Not long ago, emergency calls were handled locally. Outages were small and easily diagnosed and fixed. The rise of cellphones and the promise of new capabilities—what if you could text 911? or send videos to the dispatcher?—drove the development of a more complex system that relied on the internet. For the first time, there could be such a thing as a national 911 outage. There have now been four in as many years.
It’s been said that software is “eating the world.” More and more, critical systems that were once controlled mechanically, or by people, are coming to depend on code. This was perhaps never clearer than in the summer of 2015, when on a single day, United Airlines grounded its fleet because of a problem with its departure-management system; trading was suspended on the New York Stock Exchange after an upgrade; the front page of The Wall Street Journal’s website crashed; and Seattle’s 911 system went down again, this time because a different router failed. The simultaneous failure of so many software systems smelled at first of a coordinated cyberattack. Almost more frightening was the realization, late in the day, that it was just a coincidence.
“When we had electromechanical systems, we used to be able to test them exhaustively,” says Nancy Leveson, a professor of aeronautics and astronautics at the Massachusetts Institute of Technology who has been studying software safety for 35 years. She became known for her report on the Therac-25, a radiation-therapy machine that killed six patients because of a software error. “We used to be able to think through all the things it could do, all the states it could get into.” The electromechanical interlockings that controlled train movements at railroad crossings, for instance, only had so many configurations; a few sheets of paper could describe the whole system, and you could run physical trains against each configuration to see how it would behave.
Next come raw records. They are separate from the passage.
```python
def _f64_word(t, name):
    if not (isinstance(t, torch.Tensor) and t.is_cuda and t.dtype == torch.float64 and t.is_contiguous() and t.numel() >= 1):
        raise TypeError(f"{name}: expected a contiguous CUDA float64 tensor")
    return t


def grad_sumsq(g, total, ws=None):
    _flat(g, "g"); _f64_word(total, "total")
    if g.numel() == 0:
        return total
    if ws is None:
        ws = torch.empty(256, device=g.device, dtype=torch.float64)
    if _f64_word(ws, "ws").numel() < 256:
        raise ValueError("grad_sumsq: ws needs 256 float64")
    call("tg_sumsq_accumulate", _p(g), g.numel(), _p(ws), _p(total), _stream())
    return total


def clip_scale(total, max_norm, out):
    _f64_word(total, "total"); _flat(out, "out")
    if out.numel() < 2 or not max_norm > 0:
        raise ValueError("clip_scale: out needs 2 floats and max_norm must be positive")
    call("tg_clip_scale", _p(total), float(max_norm), _p(out), _stream())
    return out


def scale_by(x, scale):
    _flat(x, "x"); _flat(scale, "scale")
    if x.numel():
        call("tg_scale_by", _p(x), x.numel(), _p(scale), _stream())
    return x


def bn_train_stats(x2d, groups, ws, mean, rstd, running_mean, running_var, nbt, eps=1e-5, momentum=0.1, repeats=1):
    _flat(x2d, "x"); rows, Cc = x2d.shape
    assert ws.dtype == torch.float64 and ws.numel() >= 2 * groups * Cc and ws.is_cuda
    assert mean.numel() == groups * Cc == rstd.numel()
    assert nbt is None or (nbt.dtype == torch.int64 and nbt.is_cuda)
    call("tg_bn_train_stats", _p(x2d), rows, Cc, groups, _p(ws), _p(_flat(mean, "mean")), _p(_flat(rstd, "rstd")),
         _p(running_mean), _p(running_var), _p(nbt), float(eps), float(momentum), int(repeats), _stream())


def bn_fused_supported(rows, C, groups=1):
    return bool(_lib.load().tg_bn_fused_supported(int(rows), int(C), int(groups)))


def bn_train_fused(x2d, y2d, groups, mean, rstd, running_mean, running_var, nbt, gamma, beta, act_slope, eps=1e-5, momentum=0.1, repeats=1):
    _flat(x2d, "x"); _flat(y2d, "y"); rows, Cc = x2d.shape
    assert y2d.shape == x2d.shape and bn_fused_supported(rows, Cc, groups) and mean.numel() == groups * Cc == rstd.numel()
    assert gamma.numel() == Cc == beta.numel() and (nbt is None or (nbt.dtype == torch.int64 and nbt.is_cuda))
    call("tg_bn_train_fused", _p(x2d), _p(y2d), rows, Cc, groups, _p(_flat(mean, "mean")), _p(_flat(rstd, "rstd")), _p(running_mean),
         _p(running_var), _p(nbt), _p(_flat(gamma, "gamma")), _p(_flat(beta, "beta")), float(act_slope), float(eps), float(momentum),
         int(repeats), _stream())
    return y2d


BN2_MIN_ELEMS = 16384


def bn2_supported(rows_per_group, C, groups=1):
    return rows_per_group * C * groups >= BN2_MIN_ELEMS and bool(_lib.load().tg_bn2_supported(int(rows_per_group), int(C)))


def bn2_train(x2d, y2d, groups, mean, rstd, running_mean, running_var, nbt, gamma, beta, act_slope, eps=1e-5, momentum=0.1, repeats=1):
    _flat(x2d, "x"); rows, Cc = x2d.shape
    assert rows % groups == 0 and (y2d is None or (_flat(y2d, "y").shape == x2d.shape)) and mean.numel() == groups * Cc == rstd.numel()
    assert nbt is None or (nbt.dtype == torch.int64 and nbt.is_cuda)
    rpg = rows // groups
    ws = torch.empty(_lib.load().tg_bn2_ws_doubles(rpg, Cc, groups), device=x2d.device, dtype=torch.float64)
    call("tg_bn2_train", _p(x2d), _p(y2d), rpg, Cc, groups, _p(ws), ws.numel(), _p(_flat(mean, "mean")), _p(_flat(rstd, "rstd")), _p(running_mean),
         _p(running_var), _p(nbt), _p(gamma), _p(beta), float(act_slope), float(eps), float(momentum), int(repeats), _stream())
    return y2d


def bn2_backward(dy2d, x2d, dx2d, groups, mean, rstd, gamma, beta, act_slope, dgamma, dbeta):
    _flat(dy2d, "dy"); _flat(x2d, "x"); _flat(dx2d, "dx"); rows, Cc = x2d.shape
    assert dy2d.shape == x2d.shape == dx2d.shape and rows % groups == 0 and mean.numel() == groups * Cc == rstd.numel()
    assert mean.is_contiguous() and rstd.is_contiguous()
    rpg = rows // groups
    ws = torch.empty(_lib.load().tg_bn2_ws_doubles(rpg, Cc, groups), device=x2d.device, dtype=torch.float64)
    call("tg_bn2_backward", _p(dy2d), _p(x2d), _p(dx2d), rpg, Cc, groups, _p(mean), _p(rstd), _p(_flat(gamma, "gamma")), _p(_flat(beta, "beta")),
         float(act_slope), _p(ws), ws.numel(), _p(dgamma), _p(dbeta), _stream())
    return dx2d


def bn_eval_stats(running_mean, running_var, mean, rstd, eps=1e-5):
    Cc = running_mean.numel()
    call("tg_bn_eval_stats", _p(_flat(running_mean, "rm")), _p(_flat(running_var, "rv")), Cc, float(eps),
         _p(_flat(mean, "mean")), _p(_flat(rstd, "rstd")), _stream())


def bn_apply(x2d, y2d, groups, mean, rstd, gamma, beta, act_slope):
    _flat(x2d, "x"); _flat(y2d, "y"); rows, Cc = x2d.shape
    assert y2d.shape == x2d.shape and mean.numel() == groups * Cc and gamma.numel() == Cc == beta.numel()
    call("tg_bn_apply", _p(x2d), _p(y2d), rows, Cc, groups, _p(mean), _p(rstd), _p(_flat(gamma, "gamma")),
         _p(_flat(beta, "beta")), float(act_slope), _stream())
    return y2d


def bn_backward(dy2d, x2d, dx2d, mean, rstd, gamma, beta, act_slope, ws, dgamma, dbeta):
    _flat(dy2d, "dy"); _flat(x2d, "x"); _flat(dx2d, "dx"); rows, Cc = x2d.shape
    assert dy2d.shape == x2d.shape == dx2d.shape and mean.numel() >= Cc and ws.dtype == torch.float64 and ws.numel() >= 2 * Cc
    call("tg_bn_backward", _p(dy2d), _p(x2d), _p(dx2d), rows, Cc, _p(mean), _p(rstd), _p(gamma), _p(beta),
         float(act_slope), _p(ws), _p(dgamma), _p(dbeta), _stream())
    return dx2d


WAV_FUSED = True
WAV_FUSED_DGRAD = True
_wav_ws = {}


def _wav_scratch(dev):
    ws = _wav_ws.get(dev)
    if ws is None:
        ws = torch.empty(_lib.load().tg_wav_front_ws_doubles(), dtype=torch.float64, device=dev)
        _wav_ws[dev] = ws
    return ws


def _wav_geom(audio, w, bias, stride, pad):
    _f32(audio, "audio"); _flat(w, "w"); _flat(bias, "bias")
    assert audio.dim() == 2 and audio.stride(1) == 1, (audio.shape, audio.stride())
    B, L = audio.shape
    assert tuple(w.shape) == (16, 1, 15) and bias.numel() == 16, w.shape
    if (B - 1) * audio.stride(0) + L - 1 >= _room(audio):
        raise ValueError("wav_front: audio exceeds its tensor")
    T1 = (L + 2 * pad - 15) // stride + 1
    return B, L, T1


def wav_front_stats(audio, w, bias, stride, pad, mean, rstd, running_mean, running_var, nbt, fstat, eps=1e-5, momentum=0.1, repeats=1):
    B, L, T1 = _wav_geom(audio, w, bias, stride, pad)
    ws = _wav_scratch(audio.device)
    assert mean.numel() == 16 == rstd.numel() and fstat.dtype == torch.float64 and fstat.numel() >= _lib.load().tg_wav_front_fstat_doubles()
    assert nbt is None or (nbt.dtype == torch.int64 and nbt.is_cuda)
    call("tg_wav_front_stats", _p(audio), audio.stride(0), B, L, _p(w), _p(bias), int(stride), int(pad), T1, _p(ws), ws.numel(),
         _p(_flat(mean, "mean")), _p(_flat(rstd, "rstd")), _p(running_mean), _p(running_var), _p(nbt), _p(fstat), float(eps), float(momentum),
         int(repeats), _stream())


def wav_front_apply(audio, w, bias, stride, pad, mean, rstd, gamma, beta, act_slope, y, gate=None):
    B, L, T1 = _wav_geom(audio, w, bias, stride, pad)
    _flat(y, "y"); assert tuple(y.shape) == (B, T1, 16), (y.shape, B, T1)
    assert mean.numel() == 16 == rstd.numel() == gamma.numel() == beta.numel()
    if gate is not None:
        assert gate.dtype == torch.int64 and gate.is_cuda and gate.is_contiguous() and gate.numel() >= _lib.load().tg_wav_front_gate_words(B, T1)
    call("tg_wav_front_apply", _p(audio), audio.stride(0), B, L, _p(w), _p(bias), int(stride), int(pad), T1, _p(_flat(mean, "mean")),
         _p(_flat(rstd, "rstd")), _p(_flat(gamma, "gamma")), _p(_flat(beta, "beta")), float(act_slope), _p(y), _p(gate), _stream())
    return y


def wav_front_backward(dact, gate, audio, w, bias, stride, pad, mean, rstd, gamma, fstat, act_slope, dW, dbias, dgamma, dbeta):
    B, L, T1 = _wav_geom(audio, w, bias, stride, pad)
    _flat(dact, "dact"); assert tuple(dact.shape) == (B, T1, 16), (dact.shape, B, T1)
    assert gate.dtype == torch.int64 and gate.is_cuda and gate.is_contiguous() and gate.numel() >= _lib.load().tg_wav_front_gate_words(B, T1)
    assert fstat.dtype == torch.float64 and fstat.is_cuda and fstat.numel() >= _lib.load().tg_wav_front_fstat_doubles()
# ... 1122 lines not shown
```

### include/trimodal_hip.h

```cpp
#ifndef TRIMODAL_HIP_H
#define TRIMODAL_HIP_H

#include <stdint.h>

#ifdef __cplusplus
extern "C" {
#endif

#define TG_ABI_VERSION 11

int tg_version(void);

int tg_set_deterministic(int32_t on);
int tg_get_deterministic(void);
int tg_set_tn_workgroup_cap(int32_t n);
int tg_get_tn_workgroup_cap(void);
const char* tg_last_error(void);

int tg_set_math_mode(int32_t mode);
int tg_get_math_mode(void);

typedef struct tg_window {
    const float* ptr;
    int64_t batch_stride;
// ... 74 lines not shown
    const float* y_colmax;
    const float* a_colmax;
} tg_gemm_tn_problem;
int tg_gemm_tn_group(const tg_gemm_tn_problem* problems, int32_t n, void* stream);
int32_t tg_gemm_tn_kernel_plan(const tg_gemm_tn_problem* problems, int32_t n);
int tg_gemm_tn(const float* dY, int64_t ldy, const tg_window* A, float* dW, int64_t ldw, int32_t M, int32_t N,
               int32_t out_kw, float* dbias, float* ws, int64_t ws_floats, void* stream);

int tg_colsum(const float* X, int64_t ldx, int32_t M, int32_t N, float* out, int32_t accumulate, void* stream);

int tg_gru_forward(const float* gi, int64_t gi_dir_stride, const float* w_hh_fwd, const float* w_hh_rev,
                   const float* b_hh_fwd, const float* b_hh_rev, float* y, float* save, int64_t save_dir_stride,
                   int32_t B, int32_t T, int32_t H, void* stream);

int tg_gru_backward(const float* dy, const float* y, const float* save, int64_t save_dir_stride,
                    const float* w_hh_t_fwd, const float* w_hh_t_rev, float* dgi, float* dgh, int64_t dg_dir_stride,
                    float* dh_scratch, int32_t B, int32_t T, int32_t H, void* stream);

int tg_gru_h64_forward(const float* gi, int64_t gi_dir_stride, const float* w_hh_fwd, const float* w_hh_rev,
                       const float* b_hh_fwd, const float* b_hh_rev, float* y, float* save, int64_t save_dir_stride,
                       const float* drop_mask, float* y_drop, int32_t B, int32_t T, void* stream);
int tg_gru_h64_backward(const float* dy, const float* dy_mask, const float* y, const float* save, int64_t save_dir_stride,
                        const float* w_hh_t_fwd, const float* w_hh_t_rev, float* dgi, float* dgh, int64_t dg_dir_stride,
                        int32_t B, int32_t T, void* stream);

int32_t tg_gru_cluster_supported(int32_t B, int32_t H);
int64_t tg_gru_cluster_ws_bytes(int32_t B, int32_t H);
int32_t tg_gru_cluster_fused_dropout(void);
int tg_gru_forward_cluster(const float* gi, int64_t gi_dir_stride, const float* w_hh_fwd, const float* w_hh_rev,
                           const float* b_hh_fwd, const float* b_hh_rev, float* y, float* save, int64_t save_dir_stride,
                           const float* drop_mask, float* y_drop, void* ws, int64_t ws_bytes, int32_t B, int32_t T, int32_t H, void* stream);
int tg_gru_forward_cluster_rows(const float* gi, int64_t gi_dir_stride, const float* w_hh_fwd, const float* w_hh_rev,
                                const float* b_hh_fwd, const float* b_hh_rev, float* y, float* save, int64_t save_dir_stride,
                                const float* drop_mask, float* y_drop, void* ws, int64_t ws_bytes, int32_t B, int32_t T, int32_t H,
                                int32_t save_row0, int32_t save_rows, void* stream);

int32_t tg_gru_vec_supported(int32_t B, int32_t H);
int64_t tg_gru_vec_ws_bytes(int32_t H);
int32_t tg_gru_vec_ws_header_bytes(void);
int tg_gru_forward_vec(const float* gi, int64_t gi_dir_stride, const float* w_hh_fwd, const float* w_hh_rev, const float* b_hh_fwd,
                       const float* b_hh_rev, float* y, void* ws, int64_t ws_bytes, int32_t B, int32_t T, int32_t H, void* stream);
int tg_gru_vec1_supported(int32_t B, int32_t H, int32_t* supported);
int tg_gru_forward_vec1(const float* gi, const float* w_hh, const float* b_hh, float* y, void* ws, int64_t ws_bytes, int32_t B, int32_t T,
                        int32_t H, void* stream);
int tg_gru_vec_const_supported(int32_t B, int32_t H, int32_t n_dir, int32_t* supported);
int tg_gru_forward_vec_const(const float* gi, int64_t gi_dir_stride, const float* w_hh_fwd, const float* w_hh_rev, const float* b_hh_fwd,
                             const float* b_hh_rev, float* y, void* ws, int64_t ws_bytes, int32_t B, int32_t T, int32_t H, int32_t n_dir,
                             void* stream);

int32_t tg_gru_cluster_bwd_supported(int32_t B, int32_t H);
int64_t tg_gru_cluster_bwd_ws_bytes(int32_t B, int32_t H);
int tg_gru_backward_cluster(const float* dy, const float* dy_mask, const float* y, const float* save, int64_t save_dir_stride,
                            const float* w_hh_t_fwd, const float* w_hh_t_rev, float* dgi, float* dgh, int64_t dg_dir_stride,
                            void* ws, int64_t ws_bytes, int32_t B, int32_t T, int32_t H, void* stream);
int tg_gru_backward_cluster_stats(const float* dy, const float* dy_mask, const float* y, const float* save, int64_t save_dir_stride,
                                  const float* w_hh_t_fwd, const float* w_hh_t_rev, float* dgi, float* dgh, int64_t dg_dir_stride,
                                  void* ws, int64_t ws_bytes, int32_t B, int32_t T, int32_t H, float* gi_rowmax, int64_t rowmax_dir_stride,
                                  float* gi_colmax, float* gh_colmax, void* stream);

int tg_bn_train_stats(const float* x, int32_t rows, int32_t C, int32_t groups, double* ws, float* mean, float* rstd,
                      float* running_mean, float* running_var, int64_t* num_batches_tracked, float eps,
                      float momentum, int32_t repeats, void* stream);
int32_t tg_bn_fused_supported(int32_t rows, int32_t C, int32_t groups);
int tg_bn_train_fused(const float* x, float* y, int32_t rows, int32_t C, int32_t groups, float* mean, float* rstd,
                      float* running_mean, float* running_var, int64_t* num_batches_tracked, const float* gamma,
                      const float* beta, float act_slope, float eps, float momentum, int32_t repeats, void* stream);
int tg_bn_eval_stats(const float* running_mean, const float* running_var, int32_t C, float eps, float* mean,
                     float* rstd, void* stream);
int tg_bn_apply(const float* x, float* y, int32_t rows, int32_t C, int32_t groups, const float* mean,
                const float* rstd, const float* gamma, const float* beta, float act_slope, void* stream);
int tg_bn_backward(const float* dy, const float* x, float* dx, int32_t rows, int32_t C, const float* mean,
                   const float* rstd, const float* gamma, const float* beta, float act_slope, double* ws,
                   float* dgamma, float* dbeta, void* stream);

int32_t tg_bn2_supported(int32_t rows_per_group, int32_t C);
int64_t tg_bn2_ws_doubles(int32_t rows_per_group, int32_t C, int32_t groups);
int tg_bn2_train(const float* x, float* y, int32_t rows_per_group, int32_t C, int32_t groups, double* ws, int64_t ws_doubles, float* mean,
                 float* rstd, float* running_mean, float* running_var, int64_t* num_batches_tracked, const float* gamma,
                 const float* beta, float act_slope, float eps, float momentum, int32_t repeats, void* stream);
int tg_bn2_backward(const float* dy, const float* x, float* dx, int32_t rows_per_group, int32_t C, int32_t groups, const float* mean,
                    const float* rstd, const float* gamma, const float* beta, float act_slope, double* ws, int64_t ws_doubles,
                    float* dgamma, float* dbeta, void* stream);

int32_t tg_d_preconv_fwd_supported(int32_t Bs, int32_t groups);
int64_t tg_d_preconv_ws_bytes(int32_t Bs);
int tg_d_preconv_fwd(const float* poses, const float* w1, const float* b1, const float* gamma1, const float* beta1, const float* w2,
                     const float* b2, const float* gamma2, const float* beta2, const float* w3, const float* b3, float* c1, float* y1,
                     float* c2, float* y2, float* c3, float* mean1, float* rstd1, float* mean2, float* rstd2, float* running_mean1,
                     float* running_var1, int64_t* nbt1, float* running_mean2, float* running_var2, int64_t* nbt2, void* ws,
                     int64_t ws_bytes, int32_t Bs, int32_t groups, float eps, float momentum, void* stream);

int tg_d_preconv_bwd(const float* dc3, const float* poses, const float* c1, const float* y1, const float* c2, const float* y2,
                     const float* mean1, const float* rstd1, const float* mean2, const float* rstd2, const float* w1, const float* w2,
                     const float* w3, const float* gamma1, const float* gamma2, float* dw1, float* db1, float* dgamma1, float* dbeta1,
                     float* dw2, float* db2, float* dgamma2, float* dbeta2, float* dw3, float* db3, float* dposes,
                     int32_t dposes_accumulate, void* ws, int64_t ws_bytes, int32_t nb, int32_t groups, void* stream);
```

Once you’d built and tested it, you knew exactly what you were dealing with.
Software is different. Just by editing the text in a file somewhere, the same hunk of silicon can become an autopilot or an inventory-control system. This flexibility is software’s miracle, and its curse. Because it can be changed cheaply, software is constantly changed; and because it’s unmoored from anything physical—a program that is a thousand times more complex than another takes up the same actual space—it tends to grow without bound. “The problem,” Leveson wrote in a book, “is that we are attempting to build systems that are beyond our ability to intellectually manage.”
The software did exactly what it was told to do. The reason it failed is that it was told to do the wrong thing.
Our standard framework for thinking about engineering failures—reflected, for instance, in regulations for medical devices—was developed shortly after World War II, before the advent of software, for electromechanical systems. The idea was that you make something reliable by making its parts reliable (say, you build your engine to withstand 40,000 takeoff-and-landing cycles) and by planning for the breakdown of those parts (you have two engines). But software doesn’t break. Intrado’s faulty threshold is not like the faulty rivet that leads to the crash of an airliner. The software did exactly what it was told to do. In fact it did it perfectly. The reason it failed is that it was told to do the wrong thing. Software failures are failures of understanding, and of imagination. Intrado actually had a backup router, which, had it been switched to automatically, would have restored 911 service almost immediately. But, as described in a report to the FCC, “the situation occurred at a point in the application logic that was not designed to perform any automated corrective actions.”
This is the trouble with making things out of code, as opposed to something physical. “The complexity,” as Leveson puts it, “is invisible to the eye.”
The attempts now underway to change how we make software all seem to start with the same premise: Code is too hard to think about. Before trying to understand the attempts themselves, then, it’s worth understanding why this might be: what it is about code that makes it so foreign to the mind, and so unlike anything that came before it.
Technological progress used to change the way the world looked—you could watch the roads getting paved; you could see the skylines rise. Today you can hardly tell when something is remade, because so often it is remade by code. When you press your foot down on your car’s accelerator, for instance, you’re no longer controlling anything directly; there’s no mechanical link from the pedal to the throttle. Instead, you’re issuing a command to a piece of software that decides how much air to give the engine. The car is a computer you can sit inside of. The steering wheel and pedals might as well be keyboard keys.
Vastly more here:
What to say. For myself, not having developed a system to fly a plane or operate a car lots of this was new and fascinating. The more I read the more I wondered just how far we were from ‘peak complexity’ as far as software was concerned and what happens next?
Surely we are going to have to increasingly rely on AI to evaluate and test virtually all critical systems and as I read I was reminded of the old coding / programming truth than all bug free programs were trivial and any non-trivial programs have bugs!
The next ten years are going to be very interesting as the issues raised in this article are faced and solved.
A great and worthwhile read!
David.

20 comments:

  1. There is a lack of appreciation of how hard it is to write reliable software and how complex the interactions are and if you don't standardize you inputs the output is unreliable. There seems to be a complete lack of appreciation by NEHTA-> ADHA about how important high quality standards based inputs are, and consequently our eHealth is unreliable and a disaster waiting to happen. There is NO testing or compliance required for the millions of critical health data messages that are sent around every day and in fact if they were compliant many endpoints would fail.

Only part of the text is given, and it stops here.